A chanceler alemã, Angela Merkel, afirmou esta quinta-feira que a Alemanha está sempre disposta a fazer compromissos, mas que a credibilidade da Europa depende do cumprimento das regras e da confiança entre os parceiros.

«Vou dizer apenas que a Europa tem sempre por objetivo encontrar um compromisso e é esse o êxito da Europa. (…) A Alemanha está pronta para isso, mas também devo dizer que a credibilidade da Europa depende naturalmente do respeito pelas regras e da confiança mútua», disse à imprensa à chegada ao Conselho Europeu de Bruxelas.

A chanceler desvalorizou por outro lado a importância da questão grega na cimeira informal de líderes da União Europeia, afirmando que a questão «vai ter um papel” na cimeira, mas «apenas à margem».

Declarando-se satisfeita por encontrar o primeiro-ministro grego, Alexis Tsipras, pela primeira vez, a chanceler disse que vai esperar pelas propostas de Atenas, as quais serão «discutidas no quadro dos ministros das Finanças (da zona euro), que se reúnem outra vez na segunda-feira».

O primeiro-ministro grego, Alexis Tsipras, advertiu esta quinta-feira que a União Europeia atravessa um «momento decisivo», a horas do início de uma cimeira europeia em que a situação da Grécia é o tema central.

À chegada ao Conselho Europeu, o primeiro-ministro britânico, David Cameron, considerou que o que a Grécia e a Zona Euro precisam «não é de uma confrontação, mas de uma solução».

Já o governador do Bundesbank, Jens Weidmann, considerou esta quinta-feira que um alívio da dívida grega «não mudaria realmente» a situação financeira do país a curto prazo, mas penalizaria fortemente os outros governos europeus que fizeram reformas.

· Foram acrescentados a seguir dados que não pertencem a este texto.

# kanchan-rihan/llm-sharding-demo

Hardware: AMD Instinct MI355X
Metric: output tokens/sec + p50 per-token latency, GPT-2 pipeline at N MI355X (higher is better)
Workload: dtype bf16; 1 GPU; model=gpt2-xl, global_batch=512, seq_len=256, prompt_len=128, microbatches=2, prefill_chunk=0, parallelism=pp1, sampler=T0.6/top-k40, hipgraphs=True

## Files before the change

csrc/bindings.cpp:

```cpp
#include <torch/extension.h>
#include <c10/hip/HIPStream.h>

#include <hip/hip_runtime.h>
#include <cmath>

#include "kernels/gemm_params.h"

typedef lsd_bf16_t bf16;
using lsd::GemmParams;
using lsd::GemvParams;

extern "C" {
hipError_t lsd_gemm(const GemmParams* p, int epi, int tiled, int* cnt, float* ws, hipStream_t st);
void lsd_gemm_set_big_min(int v);
void lsd_gemm_set_big_group(int v);
void lsd_gemm_set_big_kind(int v);
void lsd_gemm_set_tiled3_max(int v);
void lsd_gemm_set_ring_slots(int v);
void lsd_gemm_set_ring_tn(int v);
void lsd_gemm_set_ring_fill(int v);
void lsd_gemm_set_ring_m96(int v);
void lsd_gemm_set_d256_slots(int v);
void lsd_gemm_set_ring8(int v);
void lsd_gemm_set_ring8_flags(int v);
// ... 25 lines not shown
                            const int* tiles, int n_tiles, const int* seq_slots,
                            const int* q_start, const int* cu_q, bf16* out, long ldo, int nh,
                            int n_kv, int hd, int max_seq, float scale_log2, hipStream_t st);
hipError_t lsd_attn_oproj(const bf16* q, long ldq, const bf16* kc, const bf16* vc,
                          const int* seq_slots, const int* qpos, int B, int nh, int n_kv, int hd,
                          int max_seq, float scale_log2, const bf16* W, long ldw, const bf16* bias,
                          float* x, int N, int NC, float* part, int* cnt, hipStream_t st);
int lsd_gemv_ok(int M, int K, int epi, int norm);
void lsd_gemv_set_nt(int v);
hipError_t lsd_gemv(const lsd::GemvParams* p, int epi, int norm, hipStream_t st);
hipError_t lsd_apply_rows(const int64_t* args, int nargs, int b, hipStream_t st);
hipError_t lsd_silu_mul(const lsd_bf16_t* y, long ldy, lsd_bf16_t* out, long ldo, int M, int F, hipStream_t st);
hipError_t lsd_qkv_post(const float* y, long ldy, const lsd_bf16_t* bias, const int* tslot, const int* tpos,
                        const float* rope, lsd_bf16_t* q, lsd_bf16_t* kc, lsd_bf16_t* vc, int M, int q_size,
                        int kv_size, int hd, int n_kv, int max_seq, hipStream_t st);
hipError_t lsd_sample(const float* logits, long ld, int B, int V, const float* temp,
                      const int* topk, const int* greedy, const long long* seeds,
                      long long* step, int* out, int advance, const int* active, int* pos,
                      const float* segmax, long ldseg, const float* top_p, const float* min_p,
                      hipStream_t st);
}

namespace {

enum Epi : int { EPI_BF16 = 0, EPI_GELU = 1, EPI_SILU_MUL = 2, EPI_F32 = 3, EPI_RESID = 4,
                 EPI_SLAB = 5, EPI_QKV = 6 };

hipStream_t cur_stream() { return c10::hip::getCurrentHIPStream().stream(); }

void check_hip(hipError_t e, const char* what) {
  TORCH_CHECK(e == hipSuccess, what, ": ", hipGetErrorString(e));
}

void need(const torch::Tensor& t, c10::ScalarType dt, const char* name) {
  TORCH_CHECK(t.is_cuda(), name, " must be a GPU tensor");
  TORCH_CHECK(t.scalar_type() == dt, name, " has dtype ", t.scalar_type(), ", expected ", dt);
}

long long* g_stamps = nullptr;

void set_stamps(c10::optional<torch::Tensor> t) {
  if (!t.has_value()) { g_stamps = nullptr; return; }
  need(*t, torch::kInt64, "stamps");
  g_stamps = reinterpret_cast<long long*>(t->data_ptr<int64_t>());
}

void need_rows(const torch::Tensor& t, const char* name) {
  TORCH_CHECK(t.dim() == 2 && t.stride(1) == 1, name, " must be 2-D with unit last stride");
  TORCH_CHECK(t.stride(0) % 8 == 0, name, " row stride must be a multiple of 8 elements");
  TORCH_CHECK(reinterpret_cast<uintptr_t>(t.data_ptr()) % 16 == 0, name, " must be 16-byte aligned");
}

const bf16* bptr(const torch::Tensor& t) { return reinterpret_cast<const bf16*>(t.data_ptr()); }
bf16* bptr_mut(const torch::Tensor& t) { return reinterpret_cast<bf16*>(t.data_ptr()); }

const bf16* opt_bias(const c10::optional<torch::Tensor>& b, int N) {
  if (!b.has_value()) return nullptr;
  need(*b, torch::kBFloat16, "bias");
  TORCH_CHECK(b->is_contiguous() && b->numel() == N, "bias must be contiguous [N]");
  TORCH_CHECK(reinterpret_cast<uintptr_t>(b->data_ptr()) % 16 == 0, "bias must be 16-byte aligned");
  return bptr(*b);
}

int g_slab_bf16 = -1;
bool slab_bf16_enabled() {
  if (g_slab_bf16 < 0) {
    const char* e = std::getenv("LSD_SLAB_BF16");
    g_slab_bf16 = (e == nullptr || e[0] != '0') ? 1 : 0;
  }
  return g_slab_bf16 != 0;
}

GemmParams base_params(const torch::Tensor& a, const torch::Tensor& w, int64_t tiled) {
  need(a, torch::kBFloat16, "a");
  need(w, torch::kBFloat16, "w");
  need_rows(a, "a");
  need_rows(w, "w");
  TORCH_CHECK(a.size(1) == w.size(1), "K mismatch: a ", a.sizes(), " w ", w.sizes());
  GemmParams p{};
  p.A = bptr(a); p.lda = a.stride(0);
  p.W = bptr(w); p.ldw = w.stride(0);
  p.M = a.size(0); p.N = w.size(0); p.K = a.size(1);
  p.splits = 1;
  TORCH_CHECK(p.N % 16 == 0, "N must be a multiple of 16 (pad the weight), got ", p.N);
  TORCH_CHECK(tiled >= 0 && tiled <= 3, "GEMM kind must be 0 (split-K), 1 (tiled), 2 / 3 (256-row), got ", tiled);
  if (tiled >= 2)
    TORCH_CHECK(p.M >= 1 && p.M <= 1024, "256-row-block decode GEMM needs 1 <= M <= 1024, got ", p.M);
  if (tiled) {
    TORCH_CHECK(p.K % 64 == 0, "tiled GEMM needs K % 64 == 0, got ", p.K);
  } else {
    TORCH_CHECK(p.M >= 1 && p.M <= 256, "decode GEMM needs 1 <= M <= 256, got ", p.M);
    TORCH_CHECK(p.K % 32 == 0, "decode GEMM needs K % 32 == 0, got ", p.K);
    TORCH_CHECK(p.N % 64 == 0, "decode GEMM needs N % 64 == 0 (pad the weight), got ", p.N);
  }
  return p;
}

void run_gemm(GemmParams& p, int epi, int64_t tiled, int64_t splits,
              const c10::optional<torch::Tensor>& counters, const torch::Tensor& like,
              const char* what) {
  const int kt = tiled ? p.K / 64 : p.K / 32;
  TORCH_CHECK(splits >= 1 && splits <= kt, what, ": splits must be in [1, ", kt, "], got ", splits);
  p.splits = (int)splits;
  int* cnt = nullptr;
  float* ws = nullptr;
  torch::Tensor wsbuf;
  if (tiled && splits > 1 && epi != EPI_SLAB) {
    const int bn = lsd_gemm_d256_bn((int)tiled, p.M, p.N, p.K);
    const int r8 = tiled == 1 ? lsd_gemm_ring8_tiles(p.M, p.N, p.K, (int)splits) : 0;
    TORCH_CHECK(bn > 0 || r8 > 0, what, ": tiled split-K with an in-kernel combine needs the 256-row "
                "kernel (kind 2 / 3) or the 8-wave decode ring");
    const long tiles = r8 > 0 ? r8 : (long)((p.N + bn - 1) / bn) * ((p.M + 255) / 256);
    const long tile_floats = r8 > 0 ? 128L * 64 : 256L * bn;
    TORCH_CHECK(counters.has_value(), what, ": split-K needs the ticket counter buffer");
    need(*counters, torch::kInt32, "counters");
    TORCH_CHECK(counters->is_contiguous() && counters->numel() >= tiles,
                what, ": counter buffer too small (", counters->numel(), " < ", tiles, ")");
    cnt = counters->data_ptr<int>();
    TORCH_CHECK(splits * tile_floats * 4 < (1L << 31), what, ": split workspace too large");
    wsbuf = torch::empty({tiles * splits * tile_floats}, like.options().dtype(torch::kFloat32));
    ws = wsbuf.data_ptr<float>();
  }
  if (!tiled && epi != EPI_SLAB) {
    const int nw = lsd_gemm_sk_nw(p.M, epi);
    if (epi == EPI_SILU_MUL)
      TORCH_CHECK(p.N % (64 * nw) == 0, what, ": N must be a multiple of ", 64 * nw);
    const long tiles = (p.N + 64 * nw - 1) / (64 * nw) * lsd_gemm_sk_rblocks(p.M, p.N, (int)splits);
    if (splits > 1) {
      TORCH_CHECK(counters.has_value(), what, ": split-K needs the ticket counter buffer");
      need(*counters, torch::kInt32, "counters");
      TORCH_CHECK(counters->is_contiguous() && counters->numel() >= tiles,
                  what, ": counter buffer too small (", counters->numel(), " < ", tiles, ")");
      cnt = counters->data_ptr<int>();
      const long rows = lsd_gemm_sk_rows(p.M, p.N, (int)splits);
      const long bytes = tiles * splits * rows * 64 * nw * 4;
      TORCH_CHECK(splits * rows * 64 * nw * 4 < (1L << 31), what, ": split workspace too large");
      wsbuf = torch::empty({bytes / 4}, like.options().dtype(torch::kFloat32));
      ws = wsbuf.data_ptr<float>();
    }
  }
  p.stamps = g_stamps;
  check_hip(lsd_gemm(&p, epi, (int)tiled, cnt, ws, cur_stream()), what);
}


torch::Tensor linear(torch::Tensor a, torch::Tensor w, c10::optional<torch::Tensor> bias,
                     int64_t act, int64_t tiled, int64_t splits,
                     c10::optional<torch::Tensor> counters) {
  GemmParams p = base_params(a, w, tiled);
  p.bias = opt_bias(bias, p.N);
  int epi = act == 1 ? EPI_GELU : (act == 2 ? EPI_SILU_MUL : EPI_BF16);
  if (epi == EPI_SILU_MUL) TORCH_CHECK(p.N % 32 == 0, "silu_mul needs N % 32 == 0");
  const int n_out = epi == EPI_SILU_MUL ? p.N / 2 : p.N;
  auto out = torch::empty({p.M, n_out}, a.options());
  if (p.M == 0) return out;
  p.out = out.data_ptr(); p.ldo = n_out;
  run_gemm(p, epi, tiled, splits, counters, a, "linear");
  return out;
}

torch::Tensor linear_f32(torch::Tensor a, torch::Tensor w, int64_t tiled, int64_t splits,
                         c10::optional<torch::Tensor> counters, c10::optional<torch::Tensor> segmax) {
  GemmParams p = base_params(a, w, tiled);
  auto out = torch::empty({p.M, p.N}, a.options().dtype(torch::kFloat32));
  if (segmax.has_value()) {
    TORCH_CHECK(tiled != 0, "linear_f32: segment maxima need a tiled kernel");
    need(*segmax, torch::kFloat32, "segmax");
// ... 584 lines not shown
```

csrc/kernels/gemm.hip:

```cpp
#include "common.h"
#include "gemm_params.h"

namespace lsd {

enum Epi : int {
  EPI_BF16 = 0,
  EPI_GELU = 1,
  EPI_SILU_MUL = 2,
  EPI_F32 = 3,
  EPI_RESID = 4,
  EPI_SLAB = 5,
  EPI_QKV = 6,
};


__device__ __forceinline__ void hd_split(int hd, int c, int& head, int& d) {
  if ((hd & (hd - 1)) == 0) {
    head = c >> __builtin_ctz(hd);
    d = c & (hd - 1);
  } else {
    head = c / hd;
    d = c % hd;
  }
}
// ... 101 lines not shown
    const f32x4* x = reinterpret_cast<const f32x4*>(reinterpret_cast<const float*>(p.out) + (long)m * p.ldo + n);
    e.x0 = x[0];
    e.x1 = x[1];
  }
  if constexpr (EPI == EPI_QKV) {
    e.pos = p.tpos[m];
    e.slot = n >= p.q_size ? p.tslot[m] : 0;
  }
}

template <int EPI>
__device__ __forceinline__ void epi8_pre2(const GemmParams& p, int n, Epi8Pre& e) {
  if constexpr (EPI == EPI_QKV) {
    if (p.rope != nullptr && n < p.q_size + p.kv_size) {
      int hh, d0;
      hd_split(p.hd, n < p.q_size ? n : n - p.q_size, hh, d0);
      const f32x4* cs = reinterpret_cast<const f32x4*>(p.rope + ((long)e.pos * (p.hd >> 1) + (d0 >> 1)) * 2);
      e.cs0 = cs[0];
      e.cs1 = cs[1];
    }
  }
}

template <int EPI>
__device__ __forceinline__ void epi8_post(const GemmParams& p, int m, int n, const float* v, int split,
                                          const Epi8Pre& e) {
  if constexpr (EPI == EPI_SLAB) {
    if (p.slab_bf16) {
      bf16x8 o;
#pragma unroll
      for (int j = 0; j < 8; ++j) o[j] = f2bf(v[j]);
      st8(reinterpret_cast<bf16*>(p.slab) + (long)split * p.M * p.N + (long)m * p.N + n, o);
      return;
    }
  }
  if constexpr (EPI == EPI_SLAB || EPI == EPI_F32) {
    float* o = EPI == EPI_SLAB ? p.slab + (long)split * p.M * p.N + (long)m * p.N + n
                               : reinterpret_cast<float*>(p.out) + (long)m * p.ldo + n;
    reinterpret_cast<f32x4*>(o)[0] = f32x4{v[0], v[1], v[2], v[3]};
    reinterpret_cast<f32x4*>(o)[1] = f32x4{v[4], v[5], v[6], v[7]};
    if constexpr (EPI == EPI_F32) {
      if (p.segmax) {
        const float m01 = fmaxf(fmaxf(v[0], v[1]), fmaxf(v[2], v[3]));
        const float m23 = fmaxf(fmaxf(v[4], v[5]), fmaxf(v[6], v[7]));
        p.segmax[(long)m * p.ldseg + (n >> 3)] = fmaxf(m01, m23);
      }
    }
    return;
  }
  float y[8];
  if (p.bias) {
#pragma unroll
    for (int j = 0; j < 8; ++j) y[j] = v[j] + bf2f(e.b[j]);
  } else {
#pragma unroll
    for (int j = 0; j < 8; ++j) y[j] = v[j];
  }
  if constexpr (EPI == EPI_RESID) {
    f32x4* x = reinterpret_cast<f32x4*>(reinterpret_cast<float*>(p.out) + (long)m * p.ldo + n);
    f32x4 x0 = e.x0, x1 = e.x1;
#pragma unroll
    for (int j = 0; j < 4; ++j) { x0[j] += y[j]; x1[j] += y[4 + j]; }
    x[0] = x0;
    x[1] = x1;
    return;
  }
  if constexpr (EPI == EPI_BF16 || EPI == EPI_GELU) {
    bf16x8 o;
#pragma unroll
    for (int j = 0; j < 8; ++j) o[j] = f2bf(EPI == EPI_GELU ? gelu_new(y[j]) : y[j]);
    st8(reinterpret_cast<bf16*>(p.out) + (long)m * p.ldo + n, o);
    return;
  }
  if constexpr (EPI == EPI_QKV) {
    const int qk = p.q_size + p.kv_size;
    if (p.rope != nullptr && n < qk) {
#pragma unroll
      for (int h = 0; h < 2; ++h) {
        const f32x4 t = h ? e.cs1 : e.cs0;
#pragma unroll
        for (int q = 0; q < 2; ++q) {
          const float c = t[2 * q], sn = t[2 * q + 1];
          const float a = y[4 * h + 2 * q], b = y[4 * h + 2 * q + 1];
          y[4 * h + 2 * q] = a * c - b * sn;
          y[4 * h + 2 * q + 1] = b * c + a * sn;
        }
      }
    }
    bf16x8 o;
#pragma unroll
    for (int j = 0; j < 8; ++j) o[j] = f2bf(y[j]);
    if (n < p.q_size) {
      st8(reinterpret_cast<bf16*>(p.out) + (long)m * p.ldo + n, o);
    } else {
      const int c = n < qk ? n - p.q_size : n - qk;
      bf16* cache = n < qk ? p.kc : p.vc;
      int head, d;
      hd_split(p.hd, c, head, d);
      st8(cache + (((long)e.slot * p.n_kv + head) * p.max_seq + e.pos) * p.hd + d, o);
    }
  }
}

template <int EPI>
__device__ __forceinline__ void epilogue8(const GemmParams& p, int m, int n, const float* v, int split) {
  Epi8Pre e;
  epi8_pre<EPI>(p, m, n, e);
  epi8_pre2<EPI>(p, n, e);
  epi8_post<EPI>(p, m, n, v, split, e);
}

template <int EPI, int NCH, int NT, class At>
__device__ __forceinline__ void store_pass(const GemmParams& p, int nchunks, int split, At at) {
  Epi8Pre e[NCH];
  int mm[NCH], nn[NCH];
  const float* sp[NCH];
  bool ok[NCH];
#pragma unroll
  for (int i = 0; i < NCH; ++i) {
    const int c = (int)threadIdx.x + i * NT;
    ok[i] = c < nchunks && at(c, mm[i], nn[i], sp[i]);
    if (ok[i]) epi8_pre<EPI>(p, mm[i], nn[i], e[i]);
  }
  __builtin_amdgcn_s_waitcnt(vmcnt_imm(0));
  if constexpr (EPI == EPI_QKV) {
    if (p.rope != nullptr) {
#pragma unroll
      for (int i = 0; i < NCH; ++i)
        if (ok[i]) epi8_pre2<EPI>(p, nn[i], e[i]);
      __builtin_amdgcn_s_waitcnt(vmcnt_imm(0));
    }
  }
#pragma unroll
  for (int i = 0; i < NCH; ++i) {
    if (!ok[i]) continue;
    const f32x4 lo = *reinterpret_cast<const f32x4*>(sp[i]);
    const f32x4 hi = *reinterpret_cast<const f32x4*>(sp[i] + 4);
    const float v[8] = {lo[0], lo[1], lo[2], lo[3], hi[0], hi[1], hi[2], hi[3]};
    epi8_post<EPI>(p, mm[i], nn[i], v, split, e[i]);
  }
}

template <int MT>
constexpr int sk_round_steps() {
#ifdef LSD_SK_ROUND
  return LSD_SK_ROUND;
#else
  return MT > 4 ? 4 : (MT > 2 ? 8 : 16);
#endif
}
constexpr int LGKM0_SK = 0xC07F;

__device__ __forceinline__ void glds16(const void* g, void* lds) {
  __builtin_amdgcn_global_load_lds((__attribute__((address_space(1))) const void*)g,
                                   (__attribute__((address_space(3))) void*)lds, 16, 0, 0);
}

#define LSD_STAMP(k)                                                                       \
  if (p.stamps && threadIdx.x == 0)                                                        \
    p.stamps[(((long)blockIdx.z * gridDim.y + blockIdx.y) * gridDim.x + blockIdx.x) * 8 + (k)] = \
        __builtin_amdgcn_s_memrealtime();
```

«Um alívio da dívida não mudaria grande coisa na situação de liquidez da Grécia», disse Weidmann num discurso em Londres divulgado pelo banco central alemão.

Os ministros das Finanças dos 19 países que integram a zona euro concluíram esta quinta-feira de madrugada uma reunião extraordinária sem conseguir progressos nas negociações sobre a assistência externa à Grécia ou sequer emitir um comunicado conjunto.